Аверьян чувствовал на себе его взгляды. Илья, должно быть, заметил, что первыми к вырубке подошли они с Иваном Корытовым. Обязательно заподозрит теперь: нарочно привел сюда! Этого Илья не забудет…
Илья прошел вместе со всеми к Авдюшкину болоту. Вышагивал впереди, изредка покрикивал на подростков или просил то одного, то другого: «Опустись-ка вон в ту сырцу!» «Осмотри-ка, парень, около того выворотня, что-то сильно умято!»
Воронуху не нашли.
Илья спешил из леса. К вечеру ждал из города дочь. Но она приехала поздно. Илья сидел за чаем у открытого окна и прислушивался. Когда ему сказали, что Матреша стоит с вещами на деревне, Илья выбежал из-за стола во тьму ночи босиком, в расстегнутой рубахе.
На дороге, около середины деревни раскачивался фонарь, слышались веселые молодые голоса. Илья подбежал к машине. На краю канавы стояла Матреша с двумя чемоданами и разговаривала с подругой. Шофер с помощником наливали в радиатор воду. Около них носился Васька Хромой, возбужденный, в одних портках (шоферы черпали из его колодца воду керосинным ведром). Илья покосился на Ваську и плюнул:
— Как тебе не стыдно, при девушке в одних портках и ругаешься! Свинья!
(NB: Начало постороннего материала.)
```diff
diff --git a/lazzaro_amd/ops/search.py b/lazzaro_amd/ops/search.py
--- a/lazzaro_amd/ops/search.py
+++ b/lazzaro_amd/ops/search.py
@@ -158,6 +158,13 @@
                                  _lib.ptr(bias), _lib.ptr(row_label), _lib.ptr(q_label),
                                  float(alpha), D, kslot, nch, ps.data_ptr(), pi.data_ptr(), st)
     _lib.check(rc, "lzk_flat_topk_partial")
+    return _merge_partials(ps, pi, nch, nq, kslot, k, idx_offset)
+
+
+def _merge_partials(ps, pi, nch, nq, kslot, k, idx_offset):
+    L = _lib.lib()
+    dev = ps.device
+    st = _lib.stream_ptr(dev)
     ncand = nch * kslot
     G = _merge_groups(nq, nch)
     if G > 1:
@@ -456,6 +463,39 @@
     return q8, qs, margin, margin_rig
 
 
+I8_SAMPLE = os.environ.get("LZK_I8_SAMPLE", "1") != "0"
+_lib.register("lzk_sample_topk_i8", _lib.I, [_lib.P, _lib.L, _lib.I, _lib.I, _lib.P, _lib.L, _lib.I, _lib.P, _lib.P,
+                                             _lib.P, _lib.F, _lib.I, _lib.I, _lib.I, _lib.P, _lib.P, _lib.P])
+
+
+def sample_topk_i8(X8: torch.Tensor, rscale: torch.Tensor, Q8: torch.Tensor, qscale: torch.Tensor, kslot: int,
+                   S: int, *, bias=None, alpha: float = 1.0, n_chunks: int = None):
+    L = _lib.lib()
+    nq, Dp = Q8.shape
+    N = X8.shape[0]
+    dev = X8.device
+    assert X8.dtype == torch.int8 and Q8.dtype == torch.int8 and Dp % 128 == 0 and Dp <= 1024 and X8.shape[1] == Dp
+    assert X8.stride(1) == 1 and Q8.stride(1) == 1 and N > 0 and nq > 0 and S >= 1
+    assert rscale.dtype == torch.float32 and rscale.stride(0) == 1 and rscale.shape[0] >= N
+    assert bias is None or (bias.dtype == torch.float32 and bias.stride(0) == 1 and bias.shape[0] >= N)
+    qs = qscale.contiguous()
+    assert qs.dtype == torch.float32 and qs.shape[0] == nq
+    ns = -(-N // S)
+    if n_chunks:
+        rpc = -(-(-(-ns // n_chunks)) // 128) * 128
+        nch = -(-ns // rpc)
+    else:
+        nch = L.lzk_flat_topk_chunks(ns, nq, TARGET_WGS)
+    part = nq * nch * kslot
+    ws = _ws.get(dev, part * 8)
+    ps = ws[: part * 4].view(torch.float32)
+    pi = ws[part * 4: part * 8].view(torch.int32)
+    _lib.check(L.lzk_sample_topk_i8(X8.data_ptr(), X8.stride(0), N, int(S), Q8.data_ptr(), Q8.stride(0), nq,
+                                    rscale.data_ptr(), qs.data_ptr(), _lib.ptr(bias), float(alpha), Dp, kslot, nch,
+                                    ps.data_ptr(), pi.data_ptr(), _lib.stream_ptr(dev)), "lzk_sample_topk_i8")
+    return _merge_partials(ps, pi, nch, nq, kslot, kslot, 0)
+
+
 def flat_topk_i8(X8: torch.Tensor, rscale: torch.Tensor, Q8: torch.Tensor, qscale: torch.Tensor,
                  X16: torch.Tensor, Q16: torch.Tensor, k: int, *, bias=None, alpha: float = 1.0, margin=None,
                  margin_rig=None):
@@ -474,8 +514,11 @@
     S = max(1, min(CAND_STRIDE_NARROW if narrow else CAND_STRIDE, N // max(16 * kslot, 1)))
     J = SPEC_J_NARROW if narrow else SPEC_J
     spec = 0 < J < k and S >= SPEC_MIN_STRIDE
-    bs = bias[:N:S].contiguous() if bias is not None else None
-    ts, _ = _flat_topk_lane(X16[::S], Q16, kslot, kslot, bs, None, None, alpha, 0, None)
+    if I8_SAMPLE:
+        ts, _ = sample_topk_i8(X8[:N], rscale, Q8, qscale, kslot, S, bias=bias, alpha=alpha)
+    else:
+        bs = bias[:N:S].contiguous() if bias is not None else None
+        ts, _ = _flat_topk_lane(X16[::S], Q16, kslot, kslot, bs, None, None, alpha, 0, None)
     cap = max(NARROW_CAP if narrow else 2048, 16 * kslot * S)
     cnt, cs, ci = _cand_lists(dev, nq, cap, 0, zero=False)
     thr = torch.empty(nq, dtype=torch.float32, device=dev)
```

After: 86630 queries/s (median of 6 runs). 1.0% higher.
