template <int S, bool TRAJ, bool NT>
__device__ __forceinline__ void store_row(int i, const double (&y)[S], double* __restrict__ traj,
                                          int64_t W, uint32_t off, bool active, Acc& a) {
  store_row_at<S, TRAJ, NT>(TRAJ ? traj + (int64_t)i * S * W : nullptr, y, W, off, active, a);
}

struct ObsTerm { double O, two_s2, O_lin; };
template <class ObsPtr>
__device__ __forceinline__ ObsTerm obs_term(ObsPtr rec) {
  return ObsTerm{rec->O, rec->two_s2, rec->O_lin};
}
template <int S>
__device__ __forceinline__ double masked_sum(const double (&y)[S], uint64_t mask) {
  double c = 0.0;
#pragma unroll
  for (int s = 0; s < S; ++s)
    if ((mask >> s) & 1ull) c = c + y[s];
  return c;
}
template <bool INLINE_LOG = false>
__device__ __forceinline__ double chi_term(const ObsTerm& t, double c) {
  const double d = t.O - (INLINE_LOG ? log(c) : oe_log(c));
  return (d * d) / t.two_s2;
}
template <bool INLINE_LOG = false>
__device__ __forceinline__ void fold_obs(const ObsTerm& t, double c, Acc& a, bool in = true) {
  const double term = chi_term<INLINE_LOG>(t, c);
  if (in && __builtin_isfinite(term)) { a.chi += term; a.nvalid += 1; }
  const double r = c - t.O_lin;
  const double r2 = r * r;
  if (in && !__builtin_isnan(r2)) a.ssres += r2;
}
template <class ObsPtr>
__device__ __forceinline__ int next_observed(const DevProblem& pb, ObsPtr obs, int k) {
  return (k < pb.n_obs) ? obs[k].tidx : 0x7fffffff;
}

template <int S, bool INLINE_LOG = false>
__device__ __forceinline__ void observe(const DevProblem& pb, int i, const double (&y)[S], int& k, Acc& a) {
  const cptr<Obs> obs = kconst(pb.obs);
  if (!(k < pb.n_obs && obs[k].tidx == i)) return;
  check_finite(y, a);
  for (; k < pb.n_obs && obs[k].tidx == i; ++k) {
    const uint64_t mask = obs[k].mask;
    const ObsTerm rec = obs_term(obs + k);
    double c = 0.0;
#pragma unroll
    for (int s = 0; s < S; ++s)
      if ((mask >> s) & 1ull) c = c + y[s];
    fold_obs<INLINE_LOG>(rec, c, a);
  }
}

template <int S>
__device__ __forceinline__ void observe_next(const DevProblem& pb, int i, const double (&y)[S], int& k,
                                             int& nxt, Acc& a) {
  if (i != nxt) return;
  observe<S>(pb, i, y, k, a);
  nxt = next_observed(pb, kconst(pb.obs), k);
}

template <int S, bool TRAJ, bool NT, bool INLINE_LOG = false>
__device__ __forceinline__ void emit(const DevProblem& pb, int i, const double (&y)[S],
                                     double* __restrict__ traj, int64_t W, uint32_t off,
                                     bool active, int& k, Acc& a) {
  store_row<S, TRAJ, NT>(i, y, traj, W, off, active, a);
  observe<S, INLINE_LOG>(pb, i, y, k, a);
}
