template <int NW, int XCAP, int WPS, bool DET = false>
__global__ __launch_bounds__(64 * NW, WPS) void qk_sweep_fused_dual_kernel(const SweepArgs g) {
  constexpr int NT = 64 * NW;
  extern __shared__ __attribute__((aligned(16))) double lds_raw[];
  lds_v2d* const XL = (lds_v2d*)lds_raw;
  long long* const slot = reinterpret_cast<long long*>(lds_raw + 2 * XCAP);
  const v2d* const xdata = reinterpret_cast<const v2d*>(g.xdata);
  const v2d* const ydata = reinterpret_cast<const v2d*>(g.ydata);
  v2d* const G0 = reinterpret_cast<v2d*>(g.scratch) + (long long)blockIdx.x * 2 * g.x_plane;
  const int tid = threadIdx.x, lane = tid & 63;
  const int wave = __builtin_amdgcn_readfirstlane(tid >> 6);
  const int j = lane & 15, q = lane >> 4;
  const int ns = g.n_sites;
  __attribute__((address_space(3))) double* const zacc = (__attribute__((address_space(3))) double*)(slot + 2);
  lds_v4i* const rec = (lds_v4i*)(slot + 2 + 32);
  long long* const m_off = reinterpret_cast<long long*>(slot + 2 + 32) + 6 * (long long)ns;
  lds_int* const tbroken = (lds_int*)(m_off + 2 * (long long)ns);
  lds_int* const turn0 = tbroken + 2;
  auto rfl = [&](const int v) __attribute__((always_inline)) { return __builtin_amdgcn_readfirstlane(v); };
  auto ldl = [&](const long long* p_) __attribute__((always_inline)) {
    const long long v = *p_;
    const unsigned lo = __builtin_amdgcn_readfirstlane((unsigned)v);
    const unsigned hi = __builtin_amdgcn_readfirstlane((unsigned)((unsigned long long)v >> 32));
    return (long long)(((unsigned long long)hi << 32) | lo);
  };
  auto site = [&](const int k) __attribute__((always_inline)) {
    const v4i r0 = rec[3 * k], r1 = rec[3 * k + 1], r2 = rec[3 * k + 2];
    QkfSite s;
    s.a = rfl(r0.x), s.a2 = rfl(r0.y), s.b = rfl(r0.z), s.b2 = rfl(r0.w);
    s.at = rfl(r1.x), s.nks = rfl(r1.y), s.W = rfl(r1.z), s.small = (rfl(r1.w) & QK_REC_SMALL) != 0, s.sw = (rfl(r1.w) & QK_REC_SWITCH) != 0;
    s.inv = rfl(r2.x);
    s.ps = rfl(r2.y), s.pd = 1 << s.ps, s.next = rfl(r2.z);
    s.mt = s.a / TILE, s.nt = s.b2 / TILE, s.nn = s.a2 / TILE;
    s.Ak = xdata + ldl(m_off + 2 * k);
    s.Bk = ydata + ldl(m_off + 2 * k + 1);
    return s;
  };
  auto pair_of = [&](const QkfSite& s, const int v) __attribute__((always_inline)) { return qk_unit_decode_ordered(v, s.ps, s.mt, s.inv); };
  auto b_stream = [&](const QkfSite& s, const int s0, const int v, const int half) __attribute__((always_inline)) {
    const QkUnit un = pair_of(s, v);
    return QkfStream{s.Bk + un.p * s.b2, (unsigned)((q * s.pd) * s.b2 + (s0 + 2 * un.tc + half) * TILE + j), 4 * s.pd * s.b2};
  };
  struct Unit {
    bool mine, has1;
    int v, half;
  };
  auto unit_of = [&](const QkfSite& s, const int w, const int units, const int r0) __attribute__((always_inline)) {
    Unit un;
    const int left = units - r0;
    const bool halves = 2 * left <= NW;
    un.half = (halves && wave >= left) ? 1 : 0;
    un.v = r0 + wave - (un.half ? left : 0);
    const int tp = pair_of(s, un.v).tc;
    const bool second = 2 * tp + 1 < w;
    un.mine = un.v < units && (un.half == 0 || second);
    un.has1 = !halves && second;
    return un;
  };
  auto a_stream = [&](const QkfSite& s, const int v) __attribute__((always_inline)) {
    const QkUnit un = pair_of(s, v);
    return QkfStream{s.Ak + un.p * s.a2, (unsigned)(((un.ta * TILE + q) * s.pd) * s.a2 + j), 4 * s.pd * s.a2};
  };
  QKF_PROF_DECL();
  const int xcc = qk_xcc_id();
  int gang_round = 0;
  if (tid == 0) qk_tail_start(g);
  if (tid == QKF_PULLER(NT)) qkf_pull_next(g, xcc, gang_round, slot);
  __syncthreads();
  long long p = slot[0];
  int psel = 0;
  auto table_of = [&](const long long pp) __attribute__((always_inline)) {
    if (pp < 0) return;
    const int xi_ = g.pairs[2 * pp], yj_ = g.pairs[2 * pp + 1];
    qkf_step_table<XCAP, NT>(g, xi_, yj_, pp, rec, m_off, tid, QkSegRule{XCAP, NW, true});
  };
  table_of(p);
  while (p >= 0) {
    const int xi = g.pairs[2 * p], yj = g.pairs[2 * p + 1];
    const int ek = g.edge_k, k_hi = ns - ek;
    const bool edges = ek > 0;
    if (!edges)
      for (int e = tid; e < TILE * TILE; e += NT) XL[e] = (v2d){e == 0 ? 1.0 : 0.0, 0.0};
    if constexpr (DET)
      for (int e = tid; e < 2 * g.turn_ints + 2; e += NT) tbroken[e] = 0;
    int tsel = 0;
    __syncthreads();
    bool xg = false;
    int cur = 0, xb = 0;
    if (edges) {
      const v4i r0 = rec[3 * ek];
      const int a_e = rfl(r0.x), b_e = rfl(r0.z);
      const bool o1 = !DET && (rfl(rec[3 * ek + 1].w) & QK_REC_ORIENT) != 0;
      xg = a_e * b_e > XCAP;
      qkf_edge_prefix<NW, QKF_EDGE_PAIRS(WPS), QKF_EDGE_SETS(WPS)>(g, o1 ? yj : xi, o1 ? xi : yj, a_e, b_e, XL, G0, xg, wave, q, j, o1);
      __syncthreads();
    }
    QKF_STAMP(0);
    QkfTile T0, T1;
    v2d fr[4], fs[4];
    bool primed = false;
    QkfSite sn = site(ek);
    for (int k = ek; k < k_hi;) {
      const QkfSite sc = sn;
      k = sc.next;
      if (k < k_hi) sn = site(k);
      const int a = sc.a, a2 = sc.a2, b = sc.b, mt = sc.mt, nt = sc.nt, W = sc.W;
      const bool small = sc.small;
      v2d* const Gc = G0 + (long long)cur * g.x_plane;
      v2d* const Gn = G0 + (long long)(cur ^ 1) * g.x_plane;
      if (small && xg) {
        for (int e = tid; e < a * b; e += NT) XL[e] = Gc[e];
        __syncthreads();
        xg = false, xb = 0;
      } else if (!small && !xg) {
        for (int e = tid; e < a * b; e += NT) Gc[e] = XL[xb + e];
        __syncthreads();
        xg = true;
      }
      const int n_out = sc.b2 * a2;
      const bool pingpong = small && a * b + n_out <= XCAP;
      const int ob = !small ? 0 : pingpong ? (xb == 0 ? XCAP - n_out : 0) : 0;
      if (pingpong && !DET)
        for (int e = tid; e < n_out; e += NT) XL[ob + e] = (v2d){0.0, 0.0};
      QKF_STAMP(1);
      for (int s0 = 0; s0 < nt; s0 += W) {
        const int w = min(W, nt - s0), units = sc.pd * mt * ((w + 1) >> 1);
        lds_int* const tcur = turn0 + tsel * g.turn_ints;
        if constexpr (DET) {
          for (int e = tid; e < g.turn_ints; e += NT) turn0[(tsel ^ 1) * g.turn_ints + e] = 0;
        } else if (!small) {
          for (int e = tid; e < w * TILE * a2; e += NT) XL[e] = (v2d){0.0, 0.0};
          QKF_STEP_BARRIER();
        }
        for (int r0 = 0; r0 < units; r0 += NW) {
          const Unit un = unit_of(sc, w, units, r0);
          const int v = un.v;
          const bool mine = un.mine, has1 = un.has1;
          const QkUnit pr = pair_of(sc, v);
          const int tp = pr.tc, ta = pr.ta;
          if (mine) {
            const QkfStream bs = b_stream(sc, s0, v, un.half), as = a_stream(sc, v);
            const unsigned xoff = (unsigned)(ta * (b * TILE) + q * TILE + j);
            if (xg) {
              if (has1) qkf_p1_dual<true>(T0, T1, fr, fs, primed, bs, (const v2d*)Gc, xoff, sc.nks, as);
              else qkf_p1_dual<false>(T0, T1, fr, fs, primed, bs, (const v2d*)Gc, xoff, sc.nks, as);
            } else {
              if (has1) qkf_p1_dual<true>(T0, T1, fr, fs, primed, bs, (const lds_v2d*)(XL + xb), xoff, sc.nks, as);
              else qkf_p1_dual<false>(T0, T1, fr, fs, primed, bs, (const lds_v2d*)(XL + xb), xoff, sc.nks, as);
            }
          }
          QKF_STAMP(2);
          if (small && r0 == 0 && !(DET && pingpong)) {
            QKF_STEP_BARRIER();
            if (!pingpong && !DET) {
              for (int e = tid; e < n_out; e += NT) XL[e] = (v2d){0.0, 0.0};
              QKF_STEP_BARRIER();
            }
          }
          QKF_STAMP(3);
          if (mine) {
            const int kmax = min(4, (sc.at - ta * TILE + 3) >> 2);
            QkfStream nxt = a_stream(sc, v);
            bool np1 = false;
            if (r0 + NW < units) {
              const Unit nu = unit_of(sc, w, units, r0 + NW);
              if (nu.mine) nxt = b_stream(sc, s0, nu.v, nu.half), np1 = true;
            } else if (s0 + W < nt) {
              const int w2 = min(W, nt - s0 - W);
              const Unit nu = unit_of(sc, w2, sc.pd * mt * ((w2 + 1) >> 1), 0);
              if (nu.mine) nxt = b_stream(sc, s0 + W, nu.v, nu.half), np1 = true;
            } else if (k < k_hi) {
              const int w2 = min(sn.W, sn.nt);
              const Unit nu = unit_of(sn, w2, sn.pd * sn.mt * ((w2 + 1) >> 1), 0);
              if (nu.mine) nxt = b_stream(sn, 0, nu.v, nu.half), np1 = true;
            }
            const unsigned nd1 = 0;
            lds_v2d* const xo = XL + ob + (2 * tp + un.half) * QKF_XBLOCK;
            const QkfTurn tp_turn{tcur + (2 * tp + un.half) * sc.nn, sc.pd * ta + pr.p, tbroken, g.err};
            if (!DET && sc.sw) {
              lds_double* const dsw = (lds_double*)(XL + ob + (2 * tp + un.half) * (a2 * TILE) + q * TILE + j);
              constexpr int FORM = QKF_P2_FORM_DUAL;
              if (FORM != 0 && kmax == 4) {
                if (has1) qkf_p2_switch<true, true, FORM>(T0, T1, fr, true, a_stream(sc, v), 4, sc.nn, 4, dsw, 2 * a2 * TILE, nxt);
                else qkf_p2_switch<true, false, FORM>(T0, T1, fr, true, a_stream(sc, v), 4, sc.nn, 4, dsw, 0, nxt);
              } else {
                if (has1) qkf_p2_switch<false, true, FORM>(T0, T1, fr, true, a_stream(sc, v), 4, sc.nn, kmax, dsw, 2 * a2 * TILE, nxt);
                else qkf_p2_switch<false, false, FORM>(T0, T1, fr, true, a_stream(sc, v), 4, sc.nn, kmax, dsw, 0, nxt);
              }
            } else if (has1) {
              if (kmax == 4) qkf_p2_dual<true, true, DET>(T0, T1, fr, fs, a_stream(sc, v), w * QKF_XBLOCK, sc.nn, 4, xo, q, j, nxt, np1, nd1, tp_turn);
              else qkf_p2_dual<false, true, DET>(T0, T1, fr, fs, a_stream(sc, v), w * QKF_XBLOCK, sc.nn, kmax, xo, q, j, nxt, np1, nd1, tp_turn);
            } else {
              if (kmax == 4) qkf_p2_dual<true, false, DET>(T0, T1, fr, fs, a_stream(sc, v), w * QKF_XBLOCK, sc.nn, 4, xo, q, j, nxt, np1, nd1, tp_turn);
              else qkf_p2_dual<false, false, DET>(T0, T1, fr, fs, a_stream(sc, v), w * QKF_XBLOCK, sc.nn, kmax, xo, q, j, nxt, np1, nd1, tp_turn);
            }
            primed = np1;
          }
          QKF_STAMP(4);
        }
        QKF_STEP_BARRIER();
        tsel ^= 1;
        QKF_STAMP(5);
        if (!small && nt > W) {
          for (int tn = 0; tn < sc.nn; ++tn)
            for (int e = tid; e < w * QKF_XBLOCK; e += NT) Gn[(long long)tn * (sc.b2 * TILE) + s0 * QKF_XBLOCK + e] = XL[tn * w * QKF_XBLOCK + e];
          __syncthreads();
        }
      }
      if (!small) {
        if (nt > W) cur ^= 1;
        else xg = false, xb = 0;
      } else {
        xb = ob;
      }
    }
    if (tid == QKF_PULLER(NT)) qkf_pull_next(g, xcc, gang_round, slot + (psel ^ 1));
    const int fl_end = DET ? 0 : rfl(rec[3 * (k_hi - 1) + 1].w);
    const bool sw_end = (fl_end & QK_REC_SWITCH) != 0, o_end = ((fl_end & QK_REC_ORIENT) != 0) != sw_end;
    if (edges) {
      const v4i r0 = rec[3 * (k_hi - 1)];
      const int a_l = rfl(r0.y), b_l = rfl(r0.w), a_e = sw_end ? b_l : a_l, b_e = sw_end ? a_l : b_l;
      qkf_edge_suffix<NW, QKF_EDGE_PAIRS(WPS), QKF_EDGE_SETS(WPS)>(g, o_end ? yj : xi, o_end ? xi : yj, a_e, b_e, (const lds_v2d*)(XL + xb), (const v2d*)(G0 + (long long)cur * g.x_plane), xg, zacc, wave,
                                                                   q, j, o_end);
    }
    __syncthreads();
    const long long pn = slot[psel ^ 1];
    if (tid == 0) {
      v2d zz = {0.0, 0.0};
      if (edges)
        for (int w_ = 0; w_ < NW; ++w_) zz.x += zacc[2 * w_], zz.y += zacc[2 * w_ + 1];
      else zz = xg ? G0[(long long)cur * g.x_plane] : (v2d)XL[xb];
      if (o_end) zz.y = -zz.y;
      g.values[p] = zz.x * zz.x + zz.y * zz.y;
      if (g.z) {
        g.z[2 * p] = zz.x;
        g.z[2 * p + 1] = zz.y;
      }
    }
    table_of(pn);
    if (!edges) __syncthreads();
    p = pn, psel ^= 1;
    QKF_STAMP(6);
  }
  if (tid == 0) qk_tail_exit(g);
  QKF_PROF_FLUSH();
}
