#define PF_SCHED_STEP()                                                 \
    do {                                                                \
        if (RULE != kPfRuleG) {                                         \
            __builtin_amdgcn_sched_group_barrier(0x008, 1, 0);          \
            __builtin_amdgcn_sched_group_barrier(0x002, 8, 0);          \
            __builtin_amdgcn_sched_group_barrier(0x008, 1, 0);          \
            __builtin_amdgcn_sched_group_barrier(0x002, 8, 0);          \
        } else {                                                        \
            __builtin_amdgcn_sched_group_barrier(0x008, 1, 0);          \
            __builtin_amdgcn_sched_group_barrier(0x002, 11, 0);         \
            __builtin_amdgcn_sched_group_barrier(0x008, 1, 0);          \
            __builtin_amdgcn_sched_group_barrier(0x002, 11, 0);         \
            __builtin_amdgcn_sched_group_barrier(0x008, 1, 0);          \
            __builtin_amdgcn_sched_group_barrier(0x002, 11, 0);         \
        }                                                               \
    } while (0)

constexpr int kPfVarTickets = 1;
constexpr int kPfVarDrainLocal = 2;
constexpr int kPfVarClosedDecode = 4;
constexpr int kPfVarAnswerEpilogue = 8;
constexpr int kPfVarDrainK1 = 16, kPfVarDrainK7 = 32;
constexpr int kPfVarSinglePass = 64;
constexpr int kPfVarPairDrain = 128;

constexpr int pf_score_waves_per_simd(int var, int rule, int fl2, int pipe, int wide, int prio)
{
    if ((var == 0 || var == kPfVarPairDrain) && rule == kPfRuleBandTile && !fl2 && !pipe && !wide && !prio) return 4;
    return ((var & kPfVarTickets) == 0 && (rule == kPfRuleBandTile || rule == kPfRuleBandPack) && !fl2 && !pipe && !wide && !prio) ? 5 : 4;
}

— Да ведь эти девушки слыхали! — просто ответил Васька.
Илья сунулся к дочери, похлопал ее по плечу и взял оба чемодана. Дочь упрашивала оставить ей один, он ничего не ответил.
Аверьян смотрел, как сзади шла, размахивая руками, здоровенная дивчина, а отец кряхтел под тяжестью чемоданов.
В нем все было не такое, как у других. Даже в его любви к детям!